[Collected data entries]
#pragma unroll
  for (int i = 0; i < RING; ++i)
#pragma unroll
    for (int part = 0; part < NP; ++part)
      ring[part][i] = VTC_LOAD_SEG(part, 0, i);

  const bool fista = P.fista != 0;
  unsigned long long acc_t[5] = {0, 0, 0, 0, 0};
  unsigned long long t0 = 0, t1 = 0;
#define VTC_STAMP(slot)                    \
  if (STAMP) {                             \
    t1 = stamp_now();                      \
    acc_t[slot] += t1 - t0;                \
    t0 = t1;                               \
  }
  if (STAMP) t0 = stamp_now();

  f32x4 Gb[2][4];
  float4 cold4;
  float cn4[4];

  auto epilogue_elem = [&](int p, int e, const f32x4 (&Gp)[4], float beta) {
    const int g = e >> 2, k = e & 3;
    if (MODE == 7) {
      const float cn = Y[p][e] + Gp[g][k];
      Y[p][e] = cn;
      cn4[k] = cn;
      if (k == 3) {
        if (p < CREG) {
#pragma unroll
          for (int j = 0; j < 4; ++j) Cr[p < CREG ? p : 0][4 * g + j] = cn4[j];
        } else {
          *reinterpret_cast<float4*>(Cst + cst_ln + (p - CREG) * 16384 +
                                     g * 1024) =
              make_float4(cn4[0], cn4[1], cn4[2], cn4[3]);
        }
      }
      return;
    }
    if (k == 0) {
      if (p < CREG) {
        cold4 = make_float4(Cr[p < CREG ? p : 0][4 * g + 0],
                            Cr[p < CREG ? p : 0][4 * g + 1],
                            Cr[p < CREG ? p : 0][4 * g + 2],
                            Cr[p < CREG ? p : 0][4 * g + 3]);
      } else {
        cold4 = *reinterpret_cast<const float4*>(
            Cst + cst_ln + (p - CREG) * 16384 + g * 1024);
      }
    }
    const float co = (k == 0) ? cold4.x : (k == 1) ? cold4.y
                   : (k == 2) ? cold4.z : cold4.w;
    const float cv = sub_rn(Y[p][e], mul_rn(eta, Gp[g][k]));
    const float cn = shrink_fast<MODE>(cv, cutoff_l[g & 1]);
    Y[p][e] = fista ? add_rn(cn, mul_rn(beta, sub_rn(cn, co))) : cn;
    cn4[k] = cn;
    if (k == 3) {
      if (p < CREG) {
#pragma unroll
        for (int j = 0; j < 4; ++j) Cr[p < CREG ? p : 0][4 * g + j] = cn4[j];
      } else {
        *reinterpret_cast<float4*>(Cst + cst_ln + (p - CREG) * 16384 +
                                   g * 1024) =
            make_float4(cn4[0], cn4[1], cn4[2], cn4[3]);
      }
      publish_group(Y[p], g, p & 1);
    }
  };
  auto epilogue_stage_a = [&](int p, int e, const f32x4 (&Gp)[4]) {
    const int g = e >> 2, k = e & 3;
    if (MODE == 7) {
      cn4[k] = Y[p][e] + Gp[g][k];
      return;
    }
    if (k == 0) {
      if (p < CREG) {
        cold4 = make_float4(Cr[p < CREG ? p : 0][4 * g + 0],
                            Cr[p < CREG ? p : 0][4 * g + 1],
                            Cr[p < CREG ? p : 0][4 * g + 2],
                            Cr[p < CREG ? p : 0][4 * g + 3]);
      } else {
        cold4 = *reinterpret_cast<const float4*>(
            Cst + cst_ln + (p - CREG) * 16384 + g * 1024);
      }
    }
    const float cv = sub_rn(Y[p][e], mul_rn(eta, Gp[g][k]));
    cn4[k] = shrink_fast<MODE>(cv, cutoff_l[g & 1]);
  };
  auto epilogue_stage_b = [&](int p, int e, float beta) {
    const int g = e >> 2, k = e & 3;
    const float cn = cn4[k];
    if (MODE == 7) {
      Y[p][e] = cn;
    } else {
      const float co = (k == 0) ? cold4.x : (k == 1) ? cold4.y
                     : (k == 2) ? cold4.z : cold4.w;
      Y[p][e] = fista ? add_rn(cn, mul_rn(beta, sub_rn(cn, co))) : cn;
    }
    if (k == 3) {
      if (p < CREG) {
#pragma unroll
        for (int j = 0; j < 4; ++j) Cr[p < CREG ? p : 0][4 * g + j] = cn4[j];
      } else {
        *reinterpret_cast<float4*>(Cst + cst_ln + (p - CREG) * 16384 +
                                   g * 1024) =
            make_float4(cn4[0], cn4[1], cn4[2], cn4[3]);
      }
      if (MODE != 7) publish_group(Y[p], g, p & 1);
    }
  };
  auto epilogue_half = [&](int p, int e0, int i, const f32x4 (&Gp)[4],
                           float beta) {
    if ((i & 1) == 0)
      epilogue_stage_a(p, e0 + (i >> 1), Gp);
    else
      epilogue_stage_b(p, e0 + (i >> 1), beta);
  };

  auto step1 = [&](int p, int sg, int overlap, float beta) {
    f32x4 (&G)[4] = Gb[p & 1];
#pragma unroll
    for (int g = 0; g < 4; ++g)
#pragma unroll
      for (int k = 0; k < 4; ++k) G[g][k] = 0.f;
    uint4 rb[2][NP], rb_next[2][NP];
#pragma unroll
    for (int n = 0; n < 2; ++n)
#pragma unroll
      for (int part = 0; part < NP; ++part)
        rb_next[n][part] = *reinterpret_cast<const uint4*>(
            Rx + part * kRxPart + rx_rd + kRxHalf * n);
#pragma unroll
    for (int i = 0; i < 16; ++i) {
      const int ks = i >> 1, m = i & 1;
      if (m == 0) {
#pragma unroll
        for (int n = 0; n < 2; ++n)
#pragma unroll
          for (int part = 0; part < NP; ++part) rb[n][part] = rb_next[n][part];
      }
      if (ks + 1 < 8) {
#pragma unroll
        for (int part = 0; part < NP; ++part)
          rb_next[m][part] = *reinterpret_cast<const uint4*>(
              Rx + part * kRxPart + rx_rd + kRxHalf * m + 64 * (ks + 1));
      }
      uint4 a[NP];
#pragma unroll
      for (int part = 0; part < NP; ++part) a[part] = ring[part][i % RING];
      VTC_MFMA_PAIR(G[2 * m], G[2 * m + 1], a, rb)
      if (overlap == 1) {
        epilogue_elem(p - 1, i, Gb[(p - 1) & 1], beta);
        __builtin_amdgcn_sched_barrier(0);
      } else if (overlap == 2) {
        epilogue_half(p - 1, 8, i, Gb[(p - 1) & 1], beta);
        __builtin_amdgcn_sched_barrier(0);
      }
      VTC_REFILL(sg, i)
      __builtin_amdgcn_sched_barrier(0);
    }
  };

  for (int it = 0; it < P.num_iters; ++it) {
    const float beta = fista ? P.betas[it] : 0.f;
    step1(0, 0, 0, beta);
    VTC_STAMP(0)
#pragma unroll
    for (int p = 0; p < NPH; ++p) {
      if (p + 1 < NPH) {
        step1(p + 1, 2 * p + 1, (SPREAD && p > 0) ? 2 : 1, beta);
        VTC_STAMP(0)
      }
      __syncthreads();
      VTC_STAMP(2)
      if (p + 2 == NPH) {
        step3(p, p & 1, true, 2 * p + 2, [&](int i) {
          epilogue_elem(NPH - 1, i, Gb[(NPH - 1) & 1], beta);
          __builtin_amdgcn_sched_barrier(0);
        });
      } else if (SPREAD && p + 2 < NPH) {
        step3(p, p & 1, true, 2 * p + 2, [&](int i) {
          epilogue_half(p + 1, 0, i, Gb[(p + 1) & 1], beta);
          __builtin_amdgcn_sched_barrier(0);
        });
      } else if (EARLY_R && p + 1 == NPH) {
        step3_last(p & 1, 2 * NPH - 1);
      } else {
        step3(p, p & 1, true, (p + 1 < NPH) ? 2 * p + 2 : 2 * NPH - 1, nothing);
      }
      VTC_STAMP(3)
    }
    if (EARLY_R)
      exchange_finish(2);
    else
      exchange_r();
    VTC_STAMP(4)
  }
  if (STAMP && lane == 0) {
#pragma unroll
    for (int k = 0; k < 5; ++k) atomicAdd(P.stamps + k, acc_t[k]);
    atomicAdd(P.stamps + 7, 1ull);
  }
#undef VTC_STAMP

WHAT TO PRODUCE =>
Return only the lines of the records in which the string "long" appears.

EXERCISE ANSWER =>
  unsigned long long acc_t[5] = {0, 0, 0, 0, 0};
  unsigned long long t0 = 0, t1 = 0;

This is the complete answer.